What’s much, much worse is the fact that, being signed by Samsung, this boot image is trusted by device TEE, and convinces the TEE to decrypt the encrypted data partition with or WITHOUT the passcode! In fact, the instructions in the guide mentioned above list steps to bypass and remove secure lock screen (PIN, password or pattern), which would be pre-requisite to enabling USB debugging and rooting the phone to prepare it for physical imaging.

Yes, just like that: REMOVE the passcode and DECRYPT the data, all in a few clicks. Using purposely-made Samsung code. Leaked from a Samsung factory. There we go with “defense grade security, right out of the box” for a “solution […] secured at the core”.

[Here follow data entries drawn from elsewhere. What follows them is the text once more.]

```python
def stft_mel(wav, mel, basis, fb, fb_range, *, B, S, T_rows, n_fft, hop, pad, mag_eps=0.0, n_samples=None, ldw=None, ldm=None, n_mels=80,
             floor=1e-5):
# ... 752 lines not shown
                      "int len_mul=1, int dtype=0) -> ()",
    "transpose_ct_to_tc": "(Tensor x, Tensor(a!) y, *, int B, int C, int T, int ldy, int col0=0, Tensor? lens=None, int len_mul=1, "
                          "int dtype=0) -> ()",
    "embedding": "(Tensor code, Tensor table, Tensor(a!) y, *, int B, int L, int C, int? ldy=None, Tensor? lens=None, int dtype=0) -> ()",
    "embedding_tokens": "(Tensor tok, Tensor table, Tensor(a!) y, *, int B, int L, int C, int token_offset=4, int? ldt=None, "
                        "int? ldy=None, Tensor? lens=None, int len_mul=1, int dtype=0) -> ()",
    "rows_f32_to_16_masked": "(Tensor x, Tensor(a!) y, *, int B, int T, int C, int? ldx=None, int? ldy=None, int col0=0, "
                             "Tensor? lens=None, int len_mul=1, int dtype=0) -> ()",
    "lens_from_mask": "(Tensor? padding_mask, int B, int T, Device device) -> Tensor",
    "basicblock_fused": "(Tensor x, Tensor w1, Tensor b1, Tensor s1, Tensor w2, Tensor b2, Tensor s2, Tensor(a!) y, *, int n_images, "
                        "int H, int W, int C=64, int dtype=0) -> ()",
    "basiclayer_fused": _BL,
    "basicstage128_tail_fused": "(Tensor x0, Tensor t0, Tensor wa, Tensor ba, Tensor sa, Tensor w1, Tensor b1, Tensor s1, Tensor w2, "
                                "Tensor b2, Tensor s2, Tensor(a!) y, *, int n_images, int H, int W, int dtype=0) -> ()",
    "split_hi_lo": "(Tensor x, Tensor(a!) hi, Tensor(b!) lo, *, int B, int T, int C, int act=0, float slope=0.0, int? ldx=None, "
                   "int? ld16=None, Tensor? lens=None, int len_mul=1, int dtype=0) -> ()",
    "conv_post_tanh": _CPT,
    "resblock_fused": "(Tensor xl, Tensor w, Tensor bias, Tensor(a!) xs, Tensor(b!)? xl_out, *, int B, int T, int C, int k, int[] dil, "
                      "bool accumulate, float slope, Tensor? lens=None, int len_mul=1, int dtype=0) -> ()",
    "resstage_fused": "(Tensor xl, Tensor[] ws, Tensor[] biases, Tensor(a!) xs, Tensor(b!)? xl_out, *, int B, int T, int C, int[] ks, "
                      "int[] dils, float slope, Tensor? lens=None, int len_mul=1, int dtype=0, bool xs_final=True) -> ()",
    "respair": _RP,
    "respair_final": "(Tensor[] xs_l, Tensor[] w1s, Tensor[] b1s, Tensor[] w2s, Tensor[] b2s, Tensor(a!) y, *, int B, int T, int C, int[] ks, "
                     "int[] dils, float slope, Tensor? lens=None, int len_mul=1, int dtype=0) -> ()",
    "preprocess_frames": "(Tensor frames, Tensor(a!) y, *, int B, int T, int Hin, int Win, int crop=88, float mean=0.421, "
                         "float std=0.165, int dtype=0) -> ()",
    "mel_spectrogram": "(Tensor wav, Tensor(a!) mel, Tensor basis, Tensor fb, Tensor fb_range, *, int B, int S, int T_rows, "
                       "Tensor? n_samples=None, int? ldw=None, int? ldm=None, int n_fft=640, int hop=160, int n_mels=80, "
                       "float floor=1e-05) -> ()",
    "stft_mel": "(Tensor wav, Tensor(a!) mel, Tensor basis, Tensor fb, Tensor fb_range, *, int B, int S, int T_rows, int n_fft, int hop, "
                "int pad, float mag_eps=0.0, Tensor? n_samples=None, int? ldw=None, int? ldm=None, int n_mels=80, "
                "float floor=1e-05) -> ()",
    "unit_ce": "(Tensor logits, Tensor target, Tensor(a!) nll, Tensor(b!) smooth, Tensor(c!) n_correct, Tensor(d!) n_tok, *, int B, "
               "int T2, int V, int? ldl=None, int? ldt=None, Tensor? lens=None, int len_mul=2, int pad_idx=1, "
               "int ignore_prefix=0) -> ()",
    "mel_l1_sc": "(Tensor pred, Tensor targ, Tensor(a!) l1, Tensor(b!) sq, Tensor(c!) tsq, Tensor(d!) n_rows, *, int B, int Tm_pred, "
                 "int Tm_targ, int crop_len, Tensor? lens=None, int len_mul=4, int n_mels=80) -> ()",
    "ctc_loss": "(Tensor logits, Tensor targets, Tensor tgt_lens, Tensor tgt_offs, Tensor(a!) workspace, Tensor(b!) nll, *, int B, "
                "int L, int V, int S_max, int blank=0, int? ldl=None, Tensor? lens=None, int len_mul=2) -> ()",
    "wave_stem": "(Tensor wav, Tensor w, Tensor gamma, Tensor beta, Tensor(a!) workspace, Tensor(b!) out, *, int B, int S, int T_rows, "
                 "int C=512, Tensor? n_samples=None, int? ldw=None, int? ldo=None, float eps=1e-05, int dtype=0) -> ()",
    "kmeans_assign": "(Tensor x, Tensor centers, Tensor cnorm, Tensor(a!) ids, *, int B, int T, int D, int K, int? ldx=None, "
                     "Tensor? lens=None, int len_mul=1, Tensor(b!)? best2=None) -> ()",
    "kmeans_nearest": "(Tensor x, Tensor centers, Tensor cnorm, *, int M, int D, int K, Tensor? rows=None, Tensor(a!)? ids=None, "
                      "Tensor(b!)? dmin=None, Tensor(c!)? inertia=None, Tensor(d!)? workspace=None, int? ldx=None) -> ()",
    "kmeans_update": "(Tensor x, Tensor ids, Tensor centers, Tensor counts, Tensor(a!) centers_out, Tensor(b!) counts_out, "
# ... 32 lines not shown
                    "Tensor? suppress=None, Tensor? begin_suppress=None, Tensor? step=None, int first_step=0, "
                    "Tensor(d!)? logits=None, int? ldx=None, int? lde=None, int dtype=0) -> ()",
    "whisper_advance": "(Tensor(a!) token, Tensor logprob, Tensor(b!) tokens, Tensor(c!) sum_logprob, Tensor(d!) lengths, "
                       "Tensor(e!) done, Tensor tok_emb, Tensor pos_emb, Tensor(f!) x_next, Tensor(g!) pos, Tensor(h!) n_active, *, "
                       "int B, int V, int d, int eot, int? lde=None, int? ldx=None, int dtype=0) -> ()",
    "beam_attention": "(Tensor q, Tensor(a!) k_cache, Tensor(b!) v_cache, Tensor(c!) out, *, int B, int beam, int H, int hd, "
                      "Tensor? k_new=None, Tensor? v_new=None, Tensor? anc=None, Tensor? step=None, Tensor? enc_lens=None, "
                      "Tensor? n_live=None, Tensor? finished=None, int? ldq=None, int? ld_new=None, int? ldo=None, int dtype=0) -> ()",
    "beam_select": "(Tensor logits, Tensor scores, Tensor step, Tensor max_len, Tensor(a!) cand_score, Tensor(b!) cand_slot, "
                   "Tensor(c!) cand_token, *, int B, int beam, int V, int pad, int unk, int eos, int min_len=1, float temperature=1.0, "
                   "float unk_penalty=0.0, Tensor? n_live=None, Tensor? finished=None, int? ldl=None) -> ()",
    "beam_advance": "(Tensor cand_score, Tensor cand_slot, Tensor cand_token, Tensor(a!) tokens, Tensor(b!) anc, Tensor(c!) scores, "
                    "Tensor(d!) n_live, Tensor(e!) finished, Tensor(f!) parents, Tensor(g!) hyp_tokens, Tensor(h!) hyp_len, "
                    "Tensor(i!) hyp_score, Tensor(j!) nhyp, Tensor(k!) out_tokens, Tensor(l!) out_len, Tensor(m!) out_score, "
                    "Tensor max_len, Tensor emb, Tensor pos_table, Tensor(n!) x_next, Tensor(o!) step, Tensor(p!) n_active, *, int B, "
                    "int beam, int V, int d, int eos, int pad, float embed_scale=1.0, float lenpen=1.0, bool normalize_scores=True, "
                    "int? lde=None, int? ldx=None, int dtype=0) -> ()",
    "logfbank": "(Tensor wav, Tensor(a!) out, Tensor basis, Tensor fb, Tensor fb_range, *, int B, int S, int T_rows, int stack=4, "
                "bool normalize=True, Tensor? n_samples=None, Tensor? n_rows=None, int? ldw=None, int? ldo=None) -> ()",
}
ENTRY_OF = {n: "l2s_" + n for n in _SCHEMAS}
ENTRY_OF.update({"maxpool2d_3x3s2": "l2s_maxpool2d_3x3s2", "avgpool_hw": "l2s_avgpool_hw"})
HOST_QUERIES = ("l2s_abi_version", "l2s_build_info", "l2s_tapgemm_variant", "l2s_tapgemm_epilogue_family", "l2s_attention_variant", "l2s_layernorm_variant", "l2s_respair_variant",
                "l2s_glu_dwconv_tile", "l2s_basicblock_variant", "l2s_stem_pool_frames", "l2s_beam_decode_workspace",
                "l2s_ctc_beam_workspace", "l2s_ctc_loss_workspace", "l2s_wave_stem_workspace", "l2s_kmeans_nearest_workspace",
                "l2s_kmeans_update_workspace", "l2s_kmeans_pp_workspace", "l2s_vocab_argmax_workspace", "l2s_whisper_logmel_workspace",
                "l2s_beam_select_workspace")
ALIASES = {"frontend3d_stem": "stem_pool_fused", "resnet_trunk": "basiclayer_fused", "linear_epilogue": "tapgemm",
           "posconv_gelu": "tapgemm", "convtranspose1d": "tapgemm", "mel_head": "tapgemm", "mhsa_padmask": "attention",
           "relpos_mhsa": "attention", "conformer_conv_module": "glu_dwconv_swish", "greedy_unit_decode": "greedy_decode",
           "resblock1": "respair", "tanh_to_int16": "conv_post_tanh"}

_TORCH_LIB = torch.library.Library("lip2speech", "DEF")


def _fake_none(*a, **k):
    return None


def _fake_beam_decode(logits, *, B, T2, V, beam, ldl=None, lens=None, len_mul=1, temperature=1.0, lenpen=1.0):
    return (logits.new_empty((B, beam, T2 + 1), dtype=torch.int32), logits.new_empty((B, beam, T2 + 1), dtype=torch.float32),
            logits.new_empty((B, beam), dtype=torch.float32), logits.new_empty((B,), dtype=torch.int32))


def _fake_lens_from_mask(padding_mask, B, T, device):
    return torch.empty(B, device=device, dtype=torch.int32)
# ... 52 lines not shown
```

lip2speech_unit_amd/vocoder.py:

```python
import os

import torch
import torch.nn as nn

from . import ops
from .ops import ACT_GELU, ACT_LRELU, F_ACCUM, F_DUAL, F_MASK, F_RES_POST, MODE_CONV1D
from .packing import PackedState, convtranspose_fused, convtranspose_phases, pack_conv1d

LRELU_SLOPE = 0.1
FUSED_PAIR = os.environ.get("L2S_RESPAIR", "1") != "0"
FUSED_PAIR256 = os.environ.get("L2S_RESPAIR256", "1") != "0"
PAIR_MIN_TILES = int(os.environ.get("L2S_RESPAIR_MIN_TILES", "64"))
PAIR_ROWS = {256: 128, 128: 256, 64: 512}
FUSED_UPS = os.environ.get("L2S_FUSED_UPS", "1") != "0"
FUSED_UPS_MAX_CIN = int(os.environ.get("L2S_FUSED_UPS_MAX_CIN", "128"))
FUSED_STAGE = os.environ.get("L2S_RESSTAGE", "1") != "0"
FUSED_FINAL = os.environ.get("L2S_RESPAIR_FINAL", "1") != "0"
SKIP_DEAD_XS = os.environ.get("L2S_SKIP_DEAD_XS", "1") != "0"


class AttrDict(dict):

    def __init__(self, *args, **kwargs):
        super().__init__(*args, **kwargs)
        self.__dict__ = self


def get_padding(kernel_size, dilation=1):
    return int((kernel_size * dilation - dilation) / 2)


class _WN(nn.Module):

    def __init__(self, shape, bias_n, g_dim0):
        super().__init__()
        self.weight_g = nn.Parameter(torch.ones(g_dim0, 1, 1))
        self.weight_v = nn.Parameter(torch.zeros(*shape))
        self.bias = nn.Parameter(torch.zeros(bias_n))

    def effective_weight(self):
        if hasattr(self, "weight") and isinstance(getattr(self, "weight"), torch.Tensor):
# ... 197 lines not shown
                            act_slope=LRELU_SLOPE, lens=lens, mask_T=T // fd, mask_mul=mul // u // fd, flags=F_MASK, dtype=dt)
            elif pair_stage or fused_stage:
                x = None
                for ph in st["phases"]:
                    ops.tapgemm(x_l, ph["w"], xl, M=M_in, N=C, Cin=st["cin"], ntaps=ph["ntaps"], mode=MODE_CONV1D, T_out=T,
                                T_in=T, stride=1, dil=-1, off=ph["off"], out_row_mul=u, out_row_add=ph["r"], bias=st["b"],
                                act=ACT_LRELU, act_slope=LRELU_SLOPE, lens=lens, mask_T=To, mask_mul=mul, flags=F_MASK,
                                dtype=dt)
            else:
                x = torch.empty(M, C, device=dev, dtype=t16)
                for ph in st["phases"]:
                    ops.tapgemm(x_l, ph["w"], x, M=M_in, N=C, Cin=st["cin"], ntaps=ph["ntaps"], mode=MODE_CONV1D, T_out=T,
                                T_in=T, stride=1, dil=-1, off=ph["off"], out_row_mul=u, out_row_add=ph["r"], bias=st["b"],
                                C2=xl, ldc2=C, lens=lens, mask_T=To, mask_mul=mul, flags=F_DUAL | F_MASK,
                                slope2=LRELU_SLOPE, dtype=dt)
            nxt = torch.empty(M, C, device=dev, dtype=t16)
            last_stage = si == len(P["stages"]) - 1
            final_fused = pair_stage and FUSED_FINAL and SKIP_DEAD_XS and not last_stage and len(st["rbs"]) <= 3
            xs = None if final_fused else torch.empty(M, C, device=dev, dtype=torch.float32)
            if pair_stage:
                finals = []
                for j, rb in enumerate(st["rbs"]):
                    cur_l = xl
                    for m, cv in enumerate(rb["convs"]):
                        if final_fused and m == len(rb["convs"]) - 1:
                            finals.append((cur_l, cv, rb["k"]))
                        elif m < len(rb["convs"]) - 1:
                            ol = torch.empty(M, C, device=dev, dtype=t16)
                            ops.respair(cur_l, cv["w1"], cv["b1"], cv["w2"], cv["b2"], B=B, T=To, C=C, k=rb["k"], dil=cv["d"],
                                        slope=LRELU_SLOPE, y=ol, lens=lens, len_mul=mul, dtype=dt)
                            cur_l = ol
                        else:
                            dual = (j == len(st["rbs"]) - 1) and not last_stage
                            ops.respair(cur_l, cv["w1"], cv["b1"], cv["w2"], cv["b2"], B=B, T=To, C=C, k=rb["k"], dil=cv["d"],
                                        slope=LRELU_SLOPE, xs=xs, y=nxt if dual else None, accumulate=j > 0, lens=lens,
                                        len_mul=mul, dtype=dt, xs_final=not (dual and SKIP_DEAD_XS))
                if finals:
                    ops.respair_final([f[0] for f in finals], [f[1]["w1"] for f in finals], [f[1]["b1"] for f in finals],
                                      [f[1]["w2"] for f in finals], [f[1]["b2"] for f in finals], nxt, B=B, T=To, C=C,
                                      ks=[f[2] for f in finals], dils=[f[1]["d"] for f in finals], slope=LRELU_SLOPE, lens=lens,
                                      len_mul=mul, dtype=dt)
                x_l, T = nxt, To
                continue
            if fused_stage:
                if FUSED_STAGE and [rb["k"] for rb in st["rbs"]] == [3, 7, 11]:
                    ops.resstage_fused(xl, [rb["fw"] for rb in st["rbs"]], [rb["fb"] for rb in st["rbs"]], xs,
                                       None if last_stage else nxt, B=B, T=To, C=C, ks=[rb["k"] for rb in st["rbs"]],
# ... 296 lines not shown
```

Before: 13330 audio-sec/wall-sec.

## Chain two consecutive HiFi-GAN residual conv pairs in one LDS-resident kernel

Adds a respair_chain kernel that runs the first two dilated conv pairs of a three-conv resblock back to back on one tile. The intermediate activation stays in LDS instead of going through HBM, and one kernel launch replaces two. It is used for C=128 with k=3 and for C=64 with k=3 or 7, when the tile count is high enough. The cost is a larger combined halo: fewer useful rows per tile and extra recomputed rows at tile edges.

Measured after the change: 13380 audio-sec/wall-sec (median of 6 runs). Within noise of the previous version (+0.4%).

```diff
diff --git a/include/lip2speech_hip.h b/include/lip2speech_hip.h
--- a/include/lip2speech_hip.h
+++ b/include/lip2speech_hip.h
@@ -169,6 +169,15 @@
 } l2s_respair_final_desc;
 int l2s_respair_final(const l2s_respair_final_desc* d, void* stream);
 
+typedef struct l2s_respair_chain_desc {
+  const void* X; const void* W1[2]; const void* W2[2]; const float* b1[2]; const float* b2[2];
+  void* Y; const int32_t* lens;
+  int32_t len_mul, B, T, C, k, dil[2], dtype;
+  float slope;
+} l2s_respair_chain_desc;
+int l2s_respair_chain(const l2s_respair_chain_desc* d, void* stream);
+int l2s_respair_chain_variant(const l2s_respair_chain_desc* d);
+
 int l2s_basicblock_fused(const void* x, const void* w1, const float* b1, const float* s1, const void* w2, const float* b2,
                          const float* s2, void* y, int n_images, int H, int W, int C, int dtype, void* stream);
 int l2s_basiclayer_fused(const void* x, const void* const* w, const float* const* bias, const float* const* slope, int n_blocks,
diff --git a/lip2speech_unit_amd/_lib.py b/lip2speech_unit_amd/_lib.py
--- a/lip2speech_unit_amd/_lib.py
+++ b/lip2speech_unit_amd/_lib.py
@@ -59,6 +59,13 @@
                 ("C", ctypes.c_int32), ("dtype", ctypes.c_int32), ("slope", ctypes.c_float)]
 
 
+class RespairChainDesc(ctypes.Structure):
+    _fields_ = [("X", ctypes.c_void_p), ("W1", ctypes.c_void_p * 2), ("W2", ctypes.c_void_p * 2), ("b1", ctypes.c_void_p * 2),
+                ("b2", ctypes.c_void_p * 2), ("Y", ctypes.c_void_p), ("lens", ctypes.c_void_p),
+                ("len_mul", ctypes.c_int32), ("B", ctypes.c_int32), ("T", ctypes.c_int32), ("C", ctypes.c_int32),
+                ("k", ctypes.c_int32), ("dil", ctypes.c_int32 * 2), ("dtype", ctypes.c_int32), ("slope", ctypes.c_float)]
+
+
 SIGNATURES = {
     "l2s_abi_version": ([], ctypes.c_int),
     "l2s_build_info": ([], ctypes.c_char_p),
@@ -106,6 +113,8 @@
     "l2s_respair": ([ctypes.POINTER(RespairDesc), _vp], _i),
     "l2s_respair_variant": ([ctypes.POINTER(RespairDesc)], _i),
     "l2s_respair_final": ([ctypes.POINTER(RespairFinalDesc), _vp], _i),
+    "l2s_respair_chain": ([ctypes.POINTER(RespairChainDesc), _vp], _i),
+    "l2s_respair_chain_variant": ([ctypes.POINTER(RespairChainDesc)], _i),
     "l2s_preprocess_frames": ([_vp, _vp, _i, _i, _i, _i, _i, _f, _f, _i, _vp], _i),
     "l2s_mel_spectrogram": ([_vp, _i, ctypes.c_int64, _vp, _i, _i, _vp, _vp, _vp, _vp, _i, _i, _i, _i, _i, _f, _vp], _i),
     "l2s_stft_mel": ([_vp, _i, ctypes.c_int64, _vp, _i, _i, _vp, _vp, _vp, _vp, _i, _i, _i, _i, _i, _i, _f, _f, _vp], _i),
diff --git a/lip2speech_unit_amd/csrc/respair_phase.hip b/lip2speech_unit_amd/csrc/respair_phase.hip
--- a/lip2speech_unit_amd/csrc/respair_phase.hip
+++ b/lip2speech_unit_amd/csrc/respair_phase.hip
@@ -212,7 +212,8 @@
         for (int e = 0; e < 4; ++e) acc[i][j][e] += fminf(r[e], r[e] * inv_slope);
       }
   }
-  __device__ __forceinline__ void write_t1(const Acc& acc, int g0, int len, float slope) const {
+  template <bool BARRIER>
+  __device__ __forceinline__ void write_rows(const Acc& acc, int g0, int len, float slope, int row0) const {
     u32x2_t t1v[MI][NI];
 #pragma unroll
     for (int i = 0; i < MI; ++i) {
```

What could be worse than that? Letting the thing leak for everybody use.

To recoup, all of the following security measures are bypassed, all in one go:

  1. Locked bootloader: bypassed, because the device boots into a genuine image signed by Samsung itself
  2. Verified Boot: bypassed, see above; then disabled completely during the rooting process
  3. Factory Reset Protection: does not ring the alarm
  4. Full Disk Encryption: bypassed because boot image is signed by Samsung, trusted by TEE
  5. KNOX: not tripped

Conclusion

We had a look at how different manufacturers handle security issues related to the mobile devices they manufacture. These days, pretty much everybody is shouting “security”. Watch what they do, not what they say.

If you ask us, we’d love to have an Apple-signed engineering bootloader. With Apple private keys, we could develop a tool to extract pretty much everything from the device, no jailbreak required. However, even with Apple private keys, we’d be still facing the passcode, and we’d still have to break it somehow – probably facing the same kind of delays as the iPhone 7 box does.